constexpr int kTwoLevelDoesNotFit = 1;
static bool build_instance_tree_on_gpu(HrptContext* c, uint32_t instanceCount, const std::vector<float>& boxes, bool rebuild, bool refit, GpuNode4* dstNodes, uint32_t& depth4Levels)
{
    std::string gerr;
    if (!c->tlasBuilder || c->tlasBuilderInstances != instanceCount) {
        delete c->tlasBuilder; c->tlasBuilder = new GpuBvhBuilder(); c->tlasBuilderInstances = 0;
        if (c->tlasBuilder->prepare_boxes(instanceCount, c->stream, gerr) != hipSuccess) { delete c->tlasBuilder; c->tlasBuilder = nullptr; return false; }
        c->tlasBuilderInstances = instanceCount;
    }
    GpuBuiltBvh g;
    bool ploc = c->bvhBuilder == HRPT_BVH_BUILDER_GPU_PLOC || (c->bvhBuilder != HRPT_BVH_BUILDER_GPU_LBVH && !rebuild);
    if (const char* e = getenv("HRPT_TLAS_LBVH")) ploc = atoi(e) == 0;
    const hipError_t ge = (rebuild && refit && c->tlasBuilder->can_refit()) ? c->tlasBuilder->refit_boxes(boxes.data(), c->stream, g, gerr)
                                                                              : c->tlasBuilder->build_boxes(boxes.data(), ploc, kTraversalStackDepth, c->stream, g, gerr);
    if (ge != hipSuccess || g.maxDepth + 2 > kTraversalStackDepth || g.node4Count == 0 || g.node4Count > instanceCount) return false;
    if (launch_tlas_fixup(g.nodes4, g.node4Count, g.leafOrder, dstNodes, c->stream) != hipSuccess || hipStreamSynchronize(c->stream) != hipSuccess) return false;
    depth4Levels = g.maxDepth4 + 1;
    c->buildInfo.deviceBuildMs = g.deviceMs; c->buildInfo.usedBuilder = (g.ploc ? HRPT_BVH_BUILDER_GPU_PLOC : HRPT_BVH_BUILDER_GPU_LBVH) | (g.refitted ? HRPT_BVH_BUILDER_REFITTED : 0u);
    return true;
}

static int build_two_level(HrptContext* c, const HrptSceneDesc& s, SceneView& v, bool instancesOnly, bool refit)
{
    std::string berr; int r;
    const bool timing = getenv("HRPT_BUILD_TIMING") != nullptr; auto tp = std::chrono::steady_clock::now();
    auto lap = [&](const char* what) { if (!timing) return; (void)hipStreamSynchronize(c->stream); auto t = std::chrono::steady_clock::now(); fprintf(stderr, "[two-level] %-22s %7.3f ms\n", what, std::chrono::duration<float, std::milli>(t - tp).count()); tp = t; };
    bool gpuTree = s.instanceCount >= 1024 && c->bvhBuilder != HRPT_BVH_BUILDER_HOST_SAH;
    if (const char* e = getenv("HRPT_TLAS_BUILDER")) gpuTree = s.instanceCount >= 8 && (strcmp(e, "gpu") == 0 || strcmp(e, "1") == 0);
    lap("(entry)");
    std::vector<float> boxes;
    std::vector<float>* wantBoxes = gpuTree ? &boxes : nullptr;
    if (!instancesOnly) { delete c->twoLevel; c->twoLevel = new BuiltTwoLevel(); }
    if (!(instancesOnly ? rebuild_two_level_instances(s, *c->twoLevel, berr, wantBoxes) : build_scene_two_level(s, *c->twoLevel, berr, wantBoxes))) {
        if (berr.find("singular") != std::string::npos) return kTwoLevelDoesNotFit;
        return fail(c, HRPT_ERR_INVALID_ARGUMENT, "acceleration structure: " + berr);
    }
    lap("host records");
    BuiltTwoLevel& b = *c->twoLevel;
    if (two_level_stack_need(b) > 128u) return kTwoLevelDoesNotFit;
    if (!instancesOnly) {
        const HostTri* dt; const HostTriAttr* da; const HostTriTangent* dtg;
        if ((r = upload(c, b.tris.data(), b.tris.size(), &dt, &c->meshAllocations)) != HRPT_OK) return r;
        if ((r = upload(c, b.attrs.data(), b.attrs.size(), &da, &c->meshAllocations)) != HRPT_OK) return r;
        v.tris = reinterpret_cast<const GpuTri*>(dt); v.triCount = (uint32_t)b.tris.size(); v.attrs = reinterpret_cast<const GpuTriAttr*>(da);
        v.tangents = nullptr;
        if (!b.tangents.empty()) {
            if ((r = upload(c, b.tangents.data(), b.tangents.size(), &dtg, &c->meshAllocations)) != HRPT_OK) return r;
            v.tangents = reinterpret_cast<const GpuTriTangent*>(dtg);
        }
    }
    const HostNode4* dn4; const HostInstance* di; const HostInstShade* dis;
    if (b.nodes4.size() >= kMaxStructureNodes) return fail(c, HRPT_ERR_INVALID_ARGUMENT, "acceleration structure: more than 2^25 nodes (32-bit node offsets in the traversal kernels)");
    if (gpuTree) {
        void* p = nullptr;
        HIP_TRY(c, hipMalloc(&p, b.nodes4.size() * sizeof(HostNode4)));
        c->bvhAllocations.push_back(p);
        dn4 = static_cast<const HostNode4*>(p);
        HIP_TRY(c, hipMemcpyAsync(static_cast<HostNode4*>(p) + b.tlasNodeCount, b.nodes4.data() + b.tlasNodeCount, (b.nodes4.size() - b.tlasNodeCount) * sizeof(HostNode4), hipMemcpyHostToDevice, c->stream));
    } else if ((r = upload(c, b.nodes4.data(), b.nodes4.size(), &dn4, &c->bvhAllocations)) != HRPT_OK) return r;
    if ((r = upload(c, b.instances.data(), b.instances.size(), &di, &c->bvhAllocations)) != HRPT_OK) return r;
    if ((r = upload(c, b.instShade.data(), b.instShade.size(), &dis, &c->bvhAllocations)) != HRPT_OK) return r;
    lap("uploads");
    if (gpuTree) {
        uint32_t levels = 0;
        if (build_instance_tree_on_gpu(c, s.instanceCount, boxes, instancesOnly, refit, const_cast<GpuNode4*>(reinterpret_cast<const GpuNode4*>(dn4)), levels)) {
            b.maxDepth4Tlas = levels;
        } else {
            for (void* p : c->bvhAllocations) (void)hipFree(p);
            c->bvhAllocations.clear();
            if (!rebuild_two_level_instances(s, b, berr)) return fail(c, HRPT_ERR_INVALID_ARGUMENT, "acceleration structure: " + berr);
            if ((r = upload(c, b.nodes4.data(), b.nodes4.size(), &dn4, &c->bvhAllocations)) != HRPT_OK) return r;
            if ((r = upload(c, b.instances.data(), b.instances.size(), &di, &c->bvhAllocations)) != HRPT_OK) return r;
            if ((r = upload(c, b.instShade.data(), b.instShade.size(), &dis, &c->bvhAllocations)) != HRPT_OK) return r;
            gpuTree = false;
        }
    }
    lap("instance tree (GPU)");
    if (two_level_stack_need(b) > 128u) return kTwoLevelDoesNotFit;
    v.nodes = nullptr; v.nodeCount = b.tlasNodeCount; v.rootLeaf = b.tlasRootLeaf;
    v.nodes4 = reinterpret_cast<const GpuNode4*>(dn4); v.node4Count = (uint32_t)b.nodes4.size(); v.nodesQ = nullptr;
    v.instances = reinterpret_cast<const GpuInstance*>(di); v.instanceCount = (uint32_t)b.instances.size();
    v.instShade = reinterpret_cast<const GpuInstShade*>(dis);
    HIP_TRY(c, hipStreamSynchronize(c->stream));
    if (!gpuTree) c->buildInfo.usedBuilder = HRPT_BVH_BUILDER_HOST_SAH;
    c->buildInfo.structure = HRPT_ACCEL_TWO_LEVEL;
    c->buildInfo.instanceNodeCount = b.tlasNodeCount; c->buildInfo.distinctMeshes = b.distinctMeshes;
    c->buildInfo.triangleCount = v.triCount; c->buildInfo.nodeCount = 0; c->buildInfo.node4Count = v.node4Count;
    c->buildInfo.maxDepth = 0; c->buildInfo.maxDepth4 = b.maxDepth4Tlas + b.maxDepth4Blas;
    c->bvhNodes = v.node4Count; c->bvhTris = v.triCount;
    c->traits.bvhMaxDepth = 0; c->traits.bvh4MaxDepth = b.maxDepth4Tlas + b.maxDepth4Blas; c->traits.twoLevelStackNeed = two_level_stack_need(b); c->traits.quantisedNodes = false;
    return HRPT_OK;
}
○ ○ ○ ○
▶ **Your objective**
Report each line of the data that includes the string "dstNodes".

▶ **Output for this exercise**
static bool build_instance_tree_on_gpu(HrptContext* c, uint32_t instanceCount, const std::vector<float>& boxes, bool rebuild, bool refit, GpuNode4* dstNodes, uint32_t& depth4Levels)
    if (launch_tlas_fixup(g.nodes4, g.node4Count, g.leafOrder, dstNodes, c->stream) != hipSuccess || hipStreamSynchronize(c->stream) != hipSuccess) return false;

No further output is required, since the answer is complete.